Until the early 1800s, astronomers were asking a question which might seem a little ridiculous: “Why is the night sky dark with only a few specks of light scattered here and there, and not as bright as the sky during daytime?” The question might be surprising, but it wasn’t unfounded. It was based on the belief that the universe extends infinitely in all directions with an infinite number of stars, meaning that everywhere we look, there should be a star in our direct line of sight.
The question was first posed by Kepler in 1610, but it was only in the 19th Century that German astronomer Heinrich Wilhelm Olbers popularised it as a paradox. At that time, it was believed that the universe was static, infinite in space and timeless. With this model in place, Olbers’ Paradox was quite a concern. In fact, it challenged the model of the universe itself! The paradox can now be explained by the Big Bang theory, but before that, Olbers himself tried to come up with a solution.

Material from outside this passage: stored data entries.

+  f32x16 acc[2][2];
+  const int aoff = (wm * 64 + lr) * AP + lh * 8;
+  auto half_step = [&](int buf, int ss, auto bb_t) {
+    constexpr int bb = decltype(bb_t)::value;
+    u32x4 pa[2][3];
+#pragma unroll
+    for (int mi = 0; mi < 2; ++mi)
+#pragma unroll
+      for (int q = 0; q < 3; ++q)
+        pa[mi][q] = *reinterpret_cast<const u32x4*>(As + buf * ABUF + (q * 128 + mi * 32) * AP + aoff + ss * 16);
+#pragma unroll
+    for (int mi = 0; mi < 2; ++mi)
+#pragma unroll
+      for (int ni = 0; ni < 2; ++ni) {
+        f32x16 t = acc[mi][ni];
+        t = mfma_bf16(pa[mi][2], br[bb][ni * 3 + 0], t);
+        t = mfma_bf16(pa[mi][0], br[bb][ni * 3 + 2], t);
+        t = mfma_bf16(pa[mi][1], br[bb][ni * 3 + 1], t);
+        t = mfma_bf16(pa[mi][1], br[bb][ni * 3 + 0], t);
+        t = mfma_bf16(pa[mi][0], br[bb][ni * 3 + 1], t);
+        t = mfma_bf16(pa[mi][0], br[bb][ni * 3 + 0], t);
+        acc[mi][ni] = t;
+      }
+  };
+  using B0 = std::integral_constant<int, 0>;
+  using B1 = std::integral_constant<int, 1>;
+  auto second_half_and_stage = [&](int buf, auto bb_t, auto set_t) {
+    half_step(buf, 1, bb_t);
+    store_a(buf ^ 1, set_t);
+#pragma unroll
+    for (int k = 0; k < 24; ++k) {
+      __builtin_amdgcn_sched_group_barrier(0x008, 1, 0);
+      __builtin_amdgcn_sched_group_barrier(0x002, 4, 0);
+    }
+    __builtin_amdgcn_sched_group_barrier(0x200, 12, 0);
+  };
+  auto prologue_loads = [&]() {
+    load_a(0, B0{});
+    load_a(min(1, nk - 1), B1{});
+    load_b(0, B0{});
+  };
+
+  set_tile(lb);
+  prologue_loads();
+  store_a(0, B0{});
+  lds_barrier_fenced();
+  for (;;) {
+    const int nt = lb % ntn, bm0 = lb / ntn * 128;
+    long long pix0;
+    {
+      const int img = bm0 / HW, rem = bm0 - img * HW, y = rem / W;
+      pix0 = ((long long)img * Hout + 2 * y) * Wout + 2 * (rem - y * W);
+    }
+    if (tid < 128) {
+      const int m = bm0 + tid;
+      int off = 0;
+      if (m < M) {
+        const int img = m / HW, rem = m - img * HW, y = rem / W, x = rem - y * W;
+        off = (int)((((long long)img * Hout + 2 * y) * Wout + 2 * x - pix0) * ldout);
+      }
+      rowoff[tid] = off;
+    }
+#pragma unroll
+    for (int mi = 0; mi < 2; ++mi)
+#pragma unroll
+      for (int ni = 0; ni < 2; ++ni)
+#pragma unroll
+        for (int r = 0; r < 16; ++r) acc[mi][ni][r] = 0.f;
+
+    for (int s = 0; s < nk; s += 2) {
+      load_a(min(s + 2, nk - 1), B0{});
+      load_b(min(2 * s + 1, nkk - 1), B1{});
+      __builtin_amdgcn_sched_barrier(0);
+      half_step(0, 0, B0{});
+      load_b(min(2 * s + 2, nkk - 1), B0{});
+      __builtin_amdgcn_sched_barrier(0);
+      second_half_and_stage(0, B1{}, B1{});
+      __builtin_amdgcn_sched_barrier(0);
+      lds_barrier_fenced();
+      if (s + 1 < nk) {
+        load_a(min(s + 3, nk - 1), B1{});
+        load_b(min(2 * s + 3, nkk - 1), B1{});
+        __builtin_amdgcn_sched_barrier(0);
+        half_step(1, 0, B0{});
+        load_b(min(2 * s + 4, nkk - 1), B0{});
+        __builtin_amdgcn_sched_barrier(0);
+        second_half_and_stage(1, B1{}, B0{});
+        __builtin_amdgcn_sched_barrier(0);
+        lds_barrier_fenced();
+      }
+    }
+    const int lbn = lb + per_xcd;
+    const bool has_next = lbn < xend;
+    if (has_next) {
+      set_tile(lbn);
+      prologue_loads();
+    }
+
+    float* const tile_out = out + (size_t)pix0 * ldout + coff;
+    int ncol[2];
+    float sh[2];
+#pragma unroll
+    for (int ni = 0; ni < 2; ++ni) {
+      const int n0 = nt * 128 + wn * 64 + ni * 32, q = n0 / Cout;
+      ncol[ni] = ((q >> 1) * Wout + (q & 1)) * ldout + (n0 - q * Cout);
+      sh[ni] = shift ? shift[n0 + lr] : 0.f;
+    }
+    {
+      int el = lane;
+      asm volatile("" : "+v"(el));
+      const int elr = el & 31, elh = el >> 5, trow = el >> 3, tcol = (el & 7) * 4;
+      float* const Ts = reinterpret_cast<float*>(As + ABUF) + wave * 1024;
+#pragma unroll
+      for (int mi = 0; mi < 2; ++mi) {
+        int ro[4];
+#pragma unroll
+        for (int it = 0; it < 4; ++it) ro[it] = rowoff[wm * 64 + mi * 32 + it * 8 + trow];
+#pragma unroll
+        for (int ni = 0; ni < 2; ++ni) {
+#pragma unroll
+          for (int r = 0; r < 16; ++r) Ts[((r & 3) + 8 * (r >> 2) + 4 * elh) * 32 + elr] = acc[mi][ni][r] + sh[ni];
+          asm volatile("s_waitcnt lgkmcnt(0)" ::: "memory");
+          __builtin_amdgcn_wave_barrier();
+#pragma unroll
+          for (int it = 0; it < 4; ++it) {
+            const f32x4 v = *reinterpret_cast<const f32x4*>(Ts + (it * 8 + trow) * 32 + tcol);
+            if (bm0 + wm * 64 + mi * 32 + it * 8 + trow < M) {
+              float* const p = tile_out + ro[it] + ncol[ni] + tcol;
+#pragma unroll
+              for (int c = 0; c < 4; ++c) p[c] = v[c];
+            }
+          }
+          asm volatile("s_waitcnt lgkmcnt(0)" ::: "memory");
+          __builtin_amdgcn_wave_barrier();
+        }
+      }
+    }
+    if (!has_next) break;
+    store_a(0, B0{});
+    lds_barrier_fenced();
+    lb = lbn;
+  }
+}
+
 }
 
 size_t convt_x3_floats(int Cin, int Cout) { return (size_t)Cin * Cout * 6; }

Olbers tried to come up with a solution to his own paradox without changing the existing static, infinite model of the universe. He proposed the concept of interstellar absorption – a hypothesis that space is not transparent, and that cosmic dust absorbs and blocks out the light coming from the more distant stars. It would explain why only a few stars were seen, but it had an issue. The dust would eventually heat up due to all the light energy it absorbs, and end up re-radiating the light, thus bringing us back to square one – the sky should be as bright at night as it is during the day. It wasn’t until the early 1900s that another astronomer came up with a new solution for why the night sky was black instead of white.
In the 1920s, American astronomer Edwin Hubble discovered that the universe is not static at all, but constantly expanding, with galaxies constantly moving rapidly outwards in all directions. This led to the Big Bang Theory, the most prevalent theory about the origin of the universe. The theory states that the universe was once a single point in time and space, when for no discernible reason, about 13.8 billion years ago, it expanded suddenly and rapidly. This theory solves Olbers’ paradox through two explanations resulting from the Big Bang Theory:
According to the widely accepted Big Bang Theory, the universe has a finite age. In fact, it is around 13.8 billion years old. Also, since the speed of light is finite, we see the stars as they were when the light was emitted; so we would, for instance, see a star that is 3000 light years away, as it was 3000 years ago.
The finite age of the universe, combined with the finite speed of light means that the light from the more distant stars has not reached us yet, because the stars are not old enough (for example, a star that is 13.9 billion light years away is not old enough for the light to have reached us). However, this theory has one gap. Until a few hundred thousand years after the Big Bang, the universe was hot and dense like the core of a star. After that, when light first escaped into space, it lit up the entire universe, making every direction as bright as a star. This light is known as cosmic background radiation, and theoretically, we should be able to see it, and the sky shouldn’t be dark. To better understand this, there’s another explanation to complete the solution to Olbers’ paradox.
The Big Bang Theory was largely based on the observation that the universe is rapidly expanding. As the universe expands, light from distant galaxies and stars gets stretched and its wavelength starts increasing. This is known as “red shift”, as the wavelength goes towards the red end of the electromagnetic spectrum. Hence, as the wavelength increases, the light becomes infrared and beyond. When the wavelength increases beyond the visible spectrum, it becomes invisible to the human eye, hence explaining the darkness of the night sky.
It’s why we can’t see the cosmic background radiation – because it is red shifted to the microwave spectrum. It’s even called the Cosmic Microwave Background radiation (CMB). The same goes for all other light sources around us in the Universe – they happen to be receding fast enough for their light to be red shifted beyond the point where it would be visible to us.
In a nutshell, Olbers’ paradox, which asked the simple question – If the universe is static, timeless and infinite, why is the night sky black?, led to several significant discoveries, directly and indirectly. The model of the universe at the time the paradox was popularised couldn’t explain it, but the currently prevalent Big Bang model does.